We’re doubtful that Google (or Cape Air) have complied with these requirements of EU law. Cape Air’s privacy policy says, “CapeAir does not fly routes within Europe, so this Privacy Policy is not adapted to European laws.” It appears to be true that Cape Air doesn’t fly within Europe, but it does operate flights to and from UK territories that are legally part of the EU. Cape Air also says, “By agreeing to Cape Air’s Privacy Policy, you consent to Cape Air applying its Privacy Policy in place of data protections under your country’s law.” It’s not clear whether such a waiver of rights is valid. The “Privacy Policy” link  on ITAsoftware.com goes directly to Google’s new global privacy policy, which appears to say that Google may merge information from all Google services, presumably including Google’s new PNR-hosting service.

At the same time, in accordance with the Advance Passenger Information System (APIS) and PNR regulations of US Customs and Border Protection (CBP, a division of the DHS), that also means that Google has connected its system to CBP’s Automated Targeting System (ATS).  Whether Google has given CBP logins to “pull” data whenever CBP likes (as the other CRSs have done), or whether Google “pushes” PNR data to CBP, remains unknown until some Cape Air passenger requests their PNR data under EU law.

In accordance with the US Secure Flight rules, the Google CRS for Cape Air must also have a bi-directional connection to the US Transportation Security Administration to send passenger data to the TSA and receive permission-to-board (“cleared”) fly/no-fly messages in response.

This is, so far as we can tell, an unprecedented level of direct connection between Google’s databases and any government agency.  Has Google complied with EU law? Probably not, but we can’t tell. We invite Google to allow independent verification of how it handles PNR data, and whether its CRS system and its connections to the US government comply with EU rules.

[It’s also important to note that the privacy and data protection practices of CRSs, including Google’s “ITA Software” division, are outside the jurisdiction of the Federal Trade Commission and subject to policing only by the do-nothing Department of Transportation.]

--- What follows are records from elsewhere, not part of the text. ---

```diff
+template <typename T>
+int fwd_t(const void* qkv, void* o, void* Pm, int P, int C, hipStream_t s) {
+    const T* q = (const T*)qkv;
+    hipLaunchKernelGGL((attn1h_row_kernel<T, false>), dim3((P + QT - 1) / QT, (C + NC - 1) / NC), dim3(256), 0, s, q, 3 * C, q + C,
+                       q + 2 * C, 3 * C, (T*)Pm, pad8(P), (T*)nullptr, (T*)o, C, P, C, 1.f / sqrtf((float)C));
+    PRX_LAUNCH_CHECK();
+    return 0;
+}
+template <typename T>
+int bwd_t(const void* qkv, const void* Pm, const void* dout, void* dS, void* dqkv, int P, int C, hipStream_t s) {
+    const T* q = (const T*)qkv;
+    T* dq = (T*)dqkv;
+    const dim3 grid((P + QT - 1) / QT, (C + NC - 1) / NC);
+    hipLaunchKernelGGL((attn1h_row_kernel<T, true>), grid, dim3(256), 0, s, (const T*)dout, C, q + 2 * C, q + C, 3 * C,
+                       const_cast<T*>((const T*)Pm), pad8(P), (T*)dS, dq, 3 * C, P, C, 1.f / sqrtf((float)C));
+    PRX_LAUNCH_CHECK();
+    hipLaunchKernelGGL((attn1h_col_kernel<T>), dim3(grid.x, grid.y, 2), dim3(256), 0, s, (const T*)dS, (const T*)Pm, pad8(P), q,
+                       3 * C, (const T*)dout, C, dq + C, dq + 2 * C, 3 * C, P, C);
+    PRX_LAUNCH_CHECK();
+    return 0;
+}
+
+}
+
+int prx_attn1h_fwd_impl(const void* qkv, void* o, void* Pm, int P, int C, int prec, hipStream_t s) {
+    PRX_REQUIRE(prec == PRX_PREC_BF16 || prec == PRX_PREC_F16, "attn1h_fwd: 16-bit operand precisions only (got %d)", prec);
+    PRX_REQUIRE(prx_attn1h_takes(P, C), "attn1h_fwd: needs 1 <= P <= %d and C a multiple of 64 (got P %d, C %d)", PRX_ATTN1H_PMAX, P, C);
+    return prec_is_h16(prec) ? fwd_t<half_t>(qkv, o, Pm, P, C, s) : fwd_t<bf16_t>(qkv, o, Pm, P, C, s);
+}
+int prx_attn1h_bwd_impl(const void* qkv, const void* Pm, const void* dout, void* dS, void* dqkv, int P, int C, int prec, hipStream_t s) {
+    PRX_REQUIRE(prec == PRX_PREC_BF16 || prec == PRX_PREC_F16, "attn1h_bwd: 16-bit operand precisions only (got %d)", prec);
+    PRX_REQUIRE(prx_attn1h_takes(P, C), "attn1h_bwd: needs 1 <= P <= %d and C a multiple of 64 (got P %d, C %d)", PRX_ATTN1H_PMAX, P, C);
+    return prec_is_h16(prec) ? bwd_t<half_t>(qkv, Pm, dout, dS, dqkv, P, C, s) : bwd_t<bf16_t>(qkv, Pm, dout, dS, dqkv, P, C, s);
+}
```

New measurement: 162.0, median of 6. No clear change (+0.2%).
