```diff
@@ -590,13 +704,13 @@
     if (const int k32 = stream32_shape(p)) {
         if (k32 == 2) { if (name) *name = "conv_stream_f32<128x64,k256>"; return launch_stream32<1, 1, 4, 2, 8, 8, false>(p, s); }
         if (k32 == 4) { if (name) *name = "conv_stream_f32<128x64,k64>"; return launch_stream32<1, 1, 4, 2, 2, 8, false>(p, s); }
-        if (k32 == 3) { if (name) *name = "conv_stream_f32<64x256,k128,dual>"; return launch_stream32<2, 1, 1, 8, 4, 8, false, true>(p, s); }
+        if (k32 == 3) { if (name) *name = "conv_stream_f32<64x256,k128,dual>"; return launch_stream32<2, 1, 1, 8, 4, 8, false, true, false, true>(p, s); }
         if (p.Kpad == 256 && p.Cout % 128 == 0 && 64 % (p.Cout / 128) == 0) {
             if (name) *name = "conv_stream_f32<64x128,k256,res>";
             return launch_stream32<2, 1, 1, 4, 8, 4, true, false, true>(p, s);
         }
         if (p.Kpad == 256) { if (name) *name = "conv_stream_f32<64x256,k256,res>"; return launch_stream32<2, 1, 1, 8, 8, 4, true>(p, s); }
-        if (p.Kpad == 128) { if (name) *name = "conv_stream_f32<64x256,k128,res>"; return launch_stream32<2, 1, 1, 8, 4, 4, true>(p, s); }
+        if (p.Kpad == 128) { if (name) *name = "conv_stream_f32<64x256,k128,res>"; return launch_stream32<2, 1, 1, 8, 4, 8, true, false, false, true>(p, s); }
         if (name) *name = "conv_stream_f32<64x256,k64,res>";
         return launch_stream32<2, 1, 1, 8, 2, 4, true>(p, s);
     }
```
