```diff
@@ -1741,6 +1800,7 @@
     unsigned char * stream = nullptr;
     int variant = -1, n_blocks = 0, n_layers = 0;
     size_t lds = 0, ring = 0, mirror = 0;
+    unsigned ext_recs = 0;
     uint64_t bytes = 0;
     bool head = false;
     uint64_t bytes_head = 0;
@@ -1842,6 +1902,8 @@
     ring = ring / 4096 * 4096;
     if (ring < 32 * 1024) ring = 32 * 1024;
     rs->lds = lo.fixed + ring + mirror; rs->ring = ring; rs->mirror = mirror;
+    if (rg_qvec_bytes(D) != qvec_bytes(D) || rg_qvec_bytes(F) != qvec_bytes(F)) { delete rs; return nullptr; }
+    rs->ext_recs = env_int("RWKV_MI_RING_EXT", 1) != 0 ? rg_ext_recs(sh, rg_ext_cap(lo), (uint32_t) ring) : 0u;
     if (hipFuncSetAttribute((const void *) g_ring_variants[v].fn, hipFuncAttributeMaxDynamicSharedMemorySize, (int) rs->lds) != hipSuccess) { delete rs; return nullptr; }
     const bool fold_head = m.has_head && m.head && m.head->type == T_F16 && m.head->cols() == D && m.n_vocab() % (RG_NBLK * 16) == 0 && m.ln_out_w && m.ln_out_b
                            && !(getenv("RWKV_MI_RING_NO_HEAD") && getenv("RWKV_MI_RING_NO_HEAD")[0] == '1');
@@ -1982,6 +2044,7 @@
     q.stream = rs->stream; q.cus = rs->d_cus;
     q.F = (int) F; q.DR = (int) rs->DR; q.R = (int) rs->R; q.H = (int) m.head_count;
     q.ring_bytes = (unsigned) rs->ring; q.mirror_bytes = (unsigned) rs->mirror;
+    q.ext_recs = rs->ext_recs;
     q.head_wg0 = env_int("RWKV_MI_RING_HEAD_WG", NB / 2);
     if (q.head_wg0 < 0 || q.head_wg0 + (int) m.head_count > NB) q.head_wg0 = 0;
     q.logits = nullptr; q.lnout_w = rs->lnw_off; q.lnout_b = rs->lnb_off; q.n_vocab = (int) m.n_vocab();
```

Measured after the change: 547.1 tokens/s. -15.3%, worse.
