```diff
@@ -863,6 +897,8 @@
     }
 
     float *pc = S.y1;
+    constexpr int EPDG = C::DENSE_EARLY ? C::PDG : 1, ETPW = (5 + NW / 4 - 1) / (NW / 4);
+    f32x4 bqe[EPDG][ETPW];
     {
         const int mt0 = 2 * wave < MT - 2 ? 2 * wave : MT - 2;
         const lds_float *const xpc = lds_opaque(&S.x[(mt0 * 16 + l15) * LDX + 4 * q]);
@@ -879,8 +915,19 @@
         auto epi = [&](int, const f32x4 &acc, int i) {
             *reinterpret_cast<f32x4 *>(&pc[pcat[i]]) = relu4(acc + bv);
         };
+        if constexpr (C::DENSE_EARLY) {
+            auto next = [&]() {
+                const int T0 = (wave >> 2) * ETPW;
+#pragma unroll
+                for (int d = 0; d < EPDG; d++)
+#pragma unroll
+                    for (int t = 0; t < ETPW; t++) bqe[d][t] = wb.load(LAY.pf_w + ((T0 + t < 5 ? T0 + t : 0) * 100 + (wave & 3) * 25 + d) * 256);
+            };
+            gemm_tiles<2, 4, CCSP_NET_SEG_PC>(wb, LAY.pc_w, 0, mt0, pre, afrag, next, epi);
+        } else
         gemm_tiles<2, 4, CCSP_NET_SEG_PC>(wb, LAY.pc_w, 0, mt0, pre, afrag, []() {}, epi);
     }
+    NET_STAMP(41);
     float *vc = S.y2;
     float *lg = S.y2 + 256;
     if (tid < ROWS) {
@@ -913,16 +960,50 @@
         for (int t = 0; t < TPW; t++)
 #pragma unroll
             for (int g = 0; g < PG; g++) acc[t][g] = f32x4{0.f, 0.f, 0.f, 0.f};
+        static_assert(!C::DENSE_EARLY || (EPDG == PDG && ETPW == TPW), "the groups requested behind the policy conv are the ring's first PDG");
 #pragma unroll
         for (int d = 0; d < PDG; d++)
 #pragma unroll
-            for (int t = 0; t < TPW; t++) bq[d][t] = wb.load(woff[t] + d * 256);
+            for (int t = 0; t < TPW; t++) {
+                if constexpr (C::DENSE_EARLY) bq[d][t] = bqe[d][t];
+                else bq[d][t] = wb.load(woff[t] + d * 256);
+            }
         const float *arow = &pc[(lane & 3) * 400 + kq * GPQ * 4];
         f32x4 a[2][PG];
 #pragma unroll
         for (int g = 0; g < PG; g++) a[0][g] = *reinterpret_cast<const f32x4 *>(arow + g * 1600);
+        NET_STAMP(42);
+        NET_STAMP4(0);
+        if constexpr (C::DENSE_LIVE) {
+            static_assert(TPW < 5 && 2 * TPW >= 5, "two tile halves: TPW column tiles and 5 - TPW");
+            auto groups = [&](auto live) {
+                constexpr int NT = decltype(live)::value;
+#pragma unroll
+                for (int kg = 0; kg < GPQ; kg++) {
+                    if constexpr (C::PD_FENCE) __builtin_amdgcn_sched_barrier(0);
+                    if (kg + 1 < GPQ) {
+#pragma unroll
+                        for (int g = 0; g < PG; g++) a[(kg + 1) & 1][g] = *reinterpret_cast<const f32x4 *>(arow + g * 1600 + (kg + 1) * 4);
+                    }
+                    if (kg + PDG < GPQ) {
+#pragma unroll
+                        for (int t = 0; t < NT; t++) bq[(kg + PDG) % (PDG + 1)][t] = wb.load(woff[t] + (kg + PDG) * 256);
+                    }
+#pragma unroll
+                    for (int t = 0; t < NT; t++)
+#pragma unroll
+                        for (int j = 0; j < 4; j++)
+#pragma unroll
+                            for (int g = 0; g < PG; g++)
+                                acc[t][g] = __builtin_amdgcn_mfma_f32_4x4x1f32(a[kg & 1][g][j], bq[kg % (PDG + 1)][t][j], acc[t][g], 0, 0, 0);
+                }
+            };
+            if (th == 0) groups(std::integral_constant<int, TPW>{});
+            else groups(std::integral_constant<int, 5 - TPW>{});
+        } else {
 #pragma unroll
         for (int kg = 0; kg < GPQ; kg++) {
+            if constexpr (C::PD_FENCE) __builtin_amdgcn_sched_barrier(0);
             if (kg + 1 < GPQ) {
 #pragma unroll
                 for (int g = 0; g < PG; g++) a[(kg + 1) & 1][g] = *reinterpret_cast<const f32x4 *>(arow + g * 1600 + (kg + 1) * 4);
@@ -942,6 +1023,9 @@
                 }
             }
         }
+        }
+        NET_STAMP(43);
+        NET_STAMP4(1);
 #pragma unroll
         for (int t = 0; t < TPW; t++) {
             if (valid[t]) {
@@ -953,22 +1037,21 @@
             }
         }
     }
+    if constexpr (C::VAL2_EARLY) value_dense1<NB, 25>(W, vc, S.y2 + 256 + NB * NPOL_PAD, tid);
+    NET_STAMP4(2);
     __syncthreads();
+    NET_STAMP4(3);
     for (int i = tid; i < NB * NPOL; i += NTH) {
         const int s = i / NPOL, col = i - s * NPOL;
         const float q0 = part[(0 * HB + s) * 320 + col], q1 = part[(1 * HB + s) * 320 + col], q2 = part[(2 * HB + s) * 320 + col],
                     q3 = part[(3 * HB + s) * 320 + col];
         lg[s * NPOL_PAD + col] = ((q0 + q1) + q2) + q3 + W[LAY.pf_b + col];
     }
+    NET_STAMP(63);
+    NET_STAMP4(4);
     float *h1 = S.y2 + 256 + NB * NPOL_PAD;
-    if (tid < NB * 32) {
-        const int s = tid >> 5, u = tid & 31;
-        const float *w1 = W + LAY.f1_w;
-        float acc = W[LAY.f1_b + u];
-#pragma unroll 5
-        for (int i = 0; i < 25; i++) acc += vc[s * 25 + i] * w1[i * 32 + u];
-        h1[s * 32 + u] = acc > 0.f ? acc : 0.f;
-    }
+    if constexpr (!C::VAL2_EARLY) value_dense1<NB, 5>(W, vc, h1, tid);
+    NET_STAMP4(5);
     __syncthreads();
     NET_STAMP(30);
     if (tid < here) {
@@ -1021,6 +1104,7 @@
         }
     }
     NET_STAMP(31);
+    NET_STAMP4(6);
 #ifdef CCSP_STAMPS
     if (blockIdx.x == 0 && threadIdx.x == 0) net_stamps[61] = __builtin_amdgcn_s_memrealtime();
 #endif
@@ -1147,6 +1231,10 @@
     if (more3) CCSP_HIPCHK(hipMemcpyFromSymbol(out + 128, HIP_SYMBOL(net_stamps3), 64 * sizeof(unsigned long long)));
     return CCSP_OK;
 }
-#endif
-
-}
+int ccsp_debug_net_stamps_heads(unsigned long long *out) {
+    CCSP_HIPCHK(hipMemcpyFromSymbol(out, HIP_SYMBOL(net_stamps4), 64 * sizeof(unsigned long long)));
+    return CCSP_OK;
+}
+#endif
+
+}
```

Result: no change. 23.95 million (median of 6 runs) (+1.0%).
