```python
class SSDModel(object):

    def __init__(self, backbone, hyper_params, max_batch=None, precision="fp32"):
        if precision not in ("fp32", "bf16"):
            raise ValueError("precision must be 'fp32' or 'bf16', got %r" % (precision,))
        self.precision = precision
        self.backbone = backbone
        self.hyper_params = hyper_params
        self.img_size = int(hyper_params["img_size"])
        self.total_labels = int(hyper_params["total_labels"])
        n_ars = [len(a) for a in hyper_params["aspect_ratios"]]
        arr = (ctypes.c_int * len(n_ars))(*n_ars)
        lib = _h.lib()
        self._net = lib.ssd_net_create(_h.MOBILENET_V2 if backbone == "mobilenet_v2" else _h.VGG16,
                                       self.img_size, len(n_ars), arr, self.total_labels)
        if not self._net:
            raise ValueError("ssd_net_create: %s" % lib.ssd_last_error().decode())
        self.param_specs = []
        for i in range(lib.ssd_net_num_params(self._net)):
            name = lib.ssd_net_param_name(self._net, i).decode()
            rank = lib.ssd_net_param_rank(self._net, i)
            shp = lib.ssd_net_param_shape(self._net, i)
            self.param_specs.append((name, tuple(shp[j] for j in range(rank))))
        self.num_priors = lib.ssd_net_num_priors(self._net)
        fm = [lib.ssd_net_feature_map_size(self._net, l) for l in range(len(n_ars))]
        if list(fm) != [int(f) for f in hyper_params["feature_map_shapes"]]:
            raise ValueError("feature_map_shapes %s do not match the %s graph at img_size %d (%s)" % (
                hyper_params["feature_map_shapes"], backbone, self.img_size, fm))
        self._max_batch = max_batch
        self._finalized_for = 0
        self._weights_set = False
        self._weights_version = 0
        self._options = {}
        if precision == "bf16":
            self.set_option("precision", 1)

    def __del__(self):
        try:
            if getattr(self, "_comm_stream", None) is not None:
                _h.free_stream(self._comm_stream)
                self._comm_stream = None
            if getattr(self, "_net", None):
                _h.lib().ssd_net_destroy(self._net)
                self._net = None
        except Exception:
            pass

    def set_weights(self, weights):
        lib = _h.lib()
        _h.device()
        shapes = dict(self.param_specs)
        for name, value in weights.items():
            if name not in shapes:
                raise ValueError("unknown parameter %r" % name)
            a = np.ascontiguousarray(np.asarray(value, dtype=np.float32))
            if tuple(a.shape) != shapes[name]:
                raise ValueError("parameter %r has shape %s, expected %s" % (name, a.shape, shapes[name]))
            _h.check(lib.ssd_net_set_param(self._net, name.encode(), a.ctypes.data_as(_h.c_float_p), a.size),
                     "set_weights")
        self._weights_set = True
        self._finalized_for = 0
        self._weights_version += 1

    def clone(self):
        m = SSDModel(self.backbone, self.hyper_params, self._max_batch, precision=self.precision)
# ... 126 lines not shown
            magic = f.read(8)
        if magic == b"\x89HDF\r\n\x1a\n":
            from utils import h5_reader
            w = h5_reader.load_keras_weights(path)
        elif magic[:2] == b"PK":
            with np.load(path) as z:
                w = {k: z[k] for k in z.files}
        else:
            raise ValueError("%s is neither an HDF5 (Keras) nor an .npz weights file" % path)
        shapes = dict(self.param_specs)
        if by_name:
            w = {k: v for k, v in w.items() if k in shapes}
        else:
            missing = [k for k in shapes if k not in w]
            extra = [k for k in w if k not in shapes]
            if missing or extra:
                raise ValueError("weights file %s does not match the %s graph: %d missing (e.g. %s), %d unexpected "
                                 "(e.g. %s); use by_name=True for a partial load" % (
                                     path, self.backbone, len(missing), missing[:2], len(extra), extra[:2]))
        self.set_weights(w)

    def _ensure(self, B):
        if not self._weights_set:
            raise RuntimeError("model has no weights: call set_weights()/load_weights() first")
        want = max(B, self._max_batch or 0)
        if self._finalized_for < want:
            self._finalize(want)

    def _finalize(self, want):
        import tuning
        lib = _h.lib()
        key = tuning.table_key(self.backbone, self.img_size, self.total_labels, self.hyper_params["aspect_ratios"], want)
        if self.precision != "fp32":
            key += "_" + self.precision
        opts = tuning.options_key({k: v for k, v in self._options.items() if k in _TABLE_OPTIONS})
        source, text, path = "autotune", None, None
        explicit = getattr(self, "_tuning_explicit", None)
        cache = os.environ.get("SSD_HIP_TUNE_CACHE")
        if cache:
            props = torch.cuda.get_device_properties(torch.cuda.current_device())
            dev = "%s_cu%d" % (str(getattr(props, "gcnArchName", "gpu")).split(":")[0], props.multi_processor_count)
            path = os.path.join(cache, "%s_%s_%s%s.tune" % (key, dev, lib.ssd_build_id().decode(), ("_" + opts) if opts else ""))
        if explicit is not None:
            source, text = "explicit", explicit
        elif path and os.path.exists(path):
            with open(path) as f:
                source, text = "cache", f.read()
        elif not opts and os.environ.get("SSD_HIP_IGNORE_SHIPPED", "0") != "1" and tuning.load_shipped(key) is not None:
            source, text = "shipped", tuning.load_shipped(key)
        elif tuning.memo_get(key, opts) is not None:
            source, text = "memo", tuning.memo_get(key, opts)
        _h.check(lib.ssd_net_set_tuning(self._net, tuning.body(text or "").encode()), "ssd_net_set_tuning")
        if text is None and os.environ.get("SSD_HIP_AUTOTUNE", "1") == "0":
            raise RuntimeError("no tuning table for %s and SSD_HIP_AUTOTUNE=0 (tables: %s)" % (key, tuning.SHIPPED_DIR))
        _h.check(lib.ssd_net_finalize(self._net, want), "ssd_net_finalize")
        self._finalized_for = want
        a, b = ctypes.c_int(0), ctypes.c_int(0)
        _h.check(lib.ssd_net_tuning_stats(self._net, ctypes.byref(a), ctypes.byref(b)), "ssd_net_tuning_stats")
        table = self.get_tuning()
        hdr = tuning.header(text or "")
        this_build = lib.ssd_build_id().decode()
        stale = bool(text) and hdr.get("build") not in (None, this_build)
        self.tuning_info = {"key": key, "source": source, "table_sha16": tuning.sha16(table), "layers_from_table": a.value,
                            "choices_timed_on_device": b.value, "reproducible": b.value == 0,
                            "table_build": hdr.get("build"), "this_build": this_build, "stale": stale}
        if stale and os.environ.get("SSD_HIP_WARN_STALE_TABLE", "1") != "0" and key not in _STALE_WARNED:
            _STALE_WARNED.add(key)
            import warnings
            warnings.warn("kernel table %s (%s) was measured on build %s, this library is %s: choices stay valid and "
                          "reproducible but may be slower than a re-measured table (tools/make_tuning_tables.py)" % (
                              key, source, hdr.get("build"), this_build))
        if explicit is None:
            tuning.memo_put(key, opts, table)
        if path and not os.path.exists(path):
            os.makedirs(cache, exist_ok=True)
            tmp = "%s.%d.tmp" % (path, os.getpid())
            with open(tmp, "w") as f:
                f.write(tuning.with_header(table, key=key, build=lib.ssd_build_id().decode()))
            os.replace(tmp, path)

    def memory_summary(self):
        out = (ctypes.c_size_t * 4)()
        _h.check(_h.lib().ssd_net_memory_bytes(self._net, out), "ssd_net_memory_bytes")
        return {"arena": int(out[0]), "planes": int(out[1]), "image_slabs": int(out[2]), "splitk_slabs": int(out[3])}

    def set_tuning(self, text):
        self._tuning_explicit = text
        self._finalized_for = 0

    def __call__(self, images):
        x = _h.to_dev(images)
        if x.dim() != 4 or x.shape[1] != self.img_size or x.shape[2] != self.img_size or x.shape[3] != 3:
            raise ValueError("expected images [B,%d,%d,3], got %s" % (self.img_size, self.img_size, tuple(x.shape)))
        B = x.shape[0]
        self._ensure(max(B, 1))
        dev = x.device
        deltas = torch.empty((B, self.num_priors, 4), dtype=torch.float32, device=dev)
        probs = torch.empty((B, self.num_priors, self.total_labels), dtype=torch.float32, device=dev)
        _h.check(_h.lib().ssd_net_forward(self._net, _h.ptr(x), B, _h.ptr(deltas), _h.ptr(probs), _h.stream()),
                 "ssd_net_forward")
        self._last_input = x
        return deltas, probs

    def predict(self, x, batch_size=32, steps=None, verbose=0):
        outs = ([], [])
        n = x.shape[0]
        for i in range(0, n, batch_size):
            d, p = self(x[i:i + batch_size])
            outs[0].append(d.cpu().numpy())
            outs[1].append(p.cpu().numpy())
        return np.concatenate(outs[0], 0), np.concatenate(outs[1], 0)

    def get_tuning(self):
        lib = _h.lib()
        n = lib.ssd_net_get_tuning(self._net, None, 0)
        buf = ctypes.create_string_buffer(n + 1)
        lib.ssd_net_get_tuning(self._net, buf, n + 1)
        return buf.value.decode()

    def fetch_activation(self, name):
        lib = _h.lib()
        n = lib.ssd_net_fetch_activation(self._net, name.encode(), None, 0)
        if n < 0:
            raise ValueError(lib.ssd_last_error().decode())
        a = np.empty((n,), np.float32)
        got = lib.ssd_net_fetch_activation(self._net, name.encode(), a.ctypes.data_as(_h.c_float_p), a.size)
        if got < 0:
            raise RuntimeError(lib.ssd_last_error().decode())
        return a

    def fetch_planes(self, name):
        lib = _h.lib()
        npl = ctypes.c_int(0)
        n = lib.ssd_net_fetch_planes(self._net, name.encode(), None, 0, ctypes.byref(npl))
        if n < 0:
            raise ValueError(lib.ssd_last_error().decode())
        if n == 0:
            return None, npl.value
        a = np.empty((n,), np.float32)
        got = lib.ssd_net_fetch_planes(self._net, name.encode(), a.ctypes.data_as(_h.c_float_p), a.size, ctypes.byref(npl))
        if got < 0:
            raise RuntimeError(lib.ssd_last_error().decode())
        return a, npl.value

    def layers(self, B):
        lib = _h.lib()
        out = []
        for i in range(lib.ssd_net_num_layers(self._net)):
            out.append({"name": lib.ssd_net_layer_name(self._net, i).decode(),
                        "kind": lib.ssd_net_layer_kind(self._net, i).decode(),
                        "config": lib.ssd_net_layer_config(self._net, i).decode(),
                        "flops": lib.ssd_net_layer_flops(self._net, i, B),
                        "executed_flops": lib.ssd_net_layer_executed_flops(self._net, i, B),
                        "bytes": lib.ssd_net_layer_bytes(self._net, i, B)})
        return out

    def predict_on_device(self, images, priors, variances, max_total=200, iou_threshold=0.5,
                          score_threshold=0.5, nms_config=None):
        x = _h.to_dev(images)
        B = x.shape[0]
        self._ensure(max(B, 1))
        pri = _h.to_dev(priors)
        dev = x.device
        boxes = torch.empty((B, max_total, 4), dtype=torch.float32, device=dev)
        labels = torch.empty((B, max_total), dtype=torch.float32, device=dev)
        scores = torch.empty((B, max_total), dtype=torch.float32, device=dev)
        valid = torch.empty((B,), dtype=torch.int32, device=dev)
# ... 297 lines not shown
```

tf-ssd_amd/ssd_hip.py:

```python
import ctypes
import os
import sys


def configure_serving(lanes=3):
    if "GPU_MAX_HW_QUEUES" in os.environ:
        return os.environ["GPU_MAX_HW_QUEUES"] == str(lanes)
    t = sys.modules.get("torch")
    try:
        if t is not None and t.cuda.is_initialized():
            return False
    except Exception:
        return False
    os.environ["GPU_MAX_HW_QUEUES"] = str(int(lanes))
    return True


if os.environ.get("SSD_HIP_HW_QUEUES", "").isdigit() and int(os.environ["SSD_HIP_HW_QUEUES"]) > 0:
    configure_serving(int(os.environ["SSD_HIP_HW_QUEUES"]))

import numpy as np
import torch
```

There are also interesting questions about what profiling and data mining capabilities are built into Google’s CRS system. “Legacy” CRSs store PNRs in flat files in which PNRs for different trips by the same traveler can be difficult to link. But a report on the new Google CRS in the online trade journal Tnooz says it “enables … call center agents ‘to see customers’ history,’ including past trips and upcoming flights, ‘right in front of them’.” Greater designed-in profiling and data mining capabilities are selling points of Google’s CRS compared to its “legacy” competitors.

EU oversight and enforcement bodies should have demanded answers as well. Last May the European Parliament approved a resolution calling on the European Commission to carry out, “an analysis of … PNR data which may be available from sources not covered by international agreements, such as computer reservation systems located outside the EU.” In November, shortly after Google’s announcment that they were moving forward with their CRS project, a Member of the European Parliament submitted written follow-up questions to the Commission as to whether the EC has conducted such an analysis, as well as whether the EC has “considered the technical or policy implications of potential new CRS providers such as Google, which may use different technology platforms from those of legacy CRS vendors?”

As we’ve noted, the “response” to these questions by Commission Cecilia Malmström said nothing about Google or other new CRS providers, contradicted the statements that have been made by European airlines, and largely ignored the issues raised by the European Parliament.

Cape Air is a small first step into the CRS industry by Google, but it won’t be the last.  Everyone concerned with how PNR data is stored and processed, including data protection authorities in countries that (unlike the US) have such entities, should carefully scrutinize and demand satisfactory, verifiable answers as to what this means about Google’s relationship to US government agencies and the need for oversight and enforcement of privacy data protection rules applicable to all CRS companies.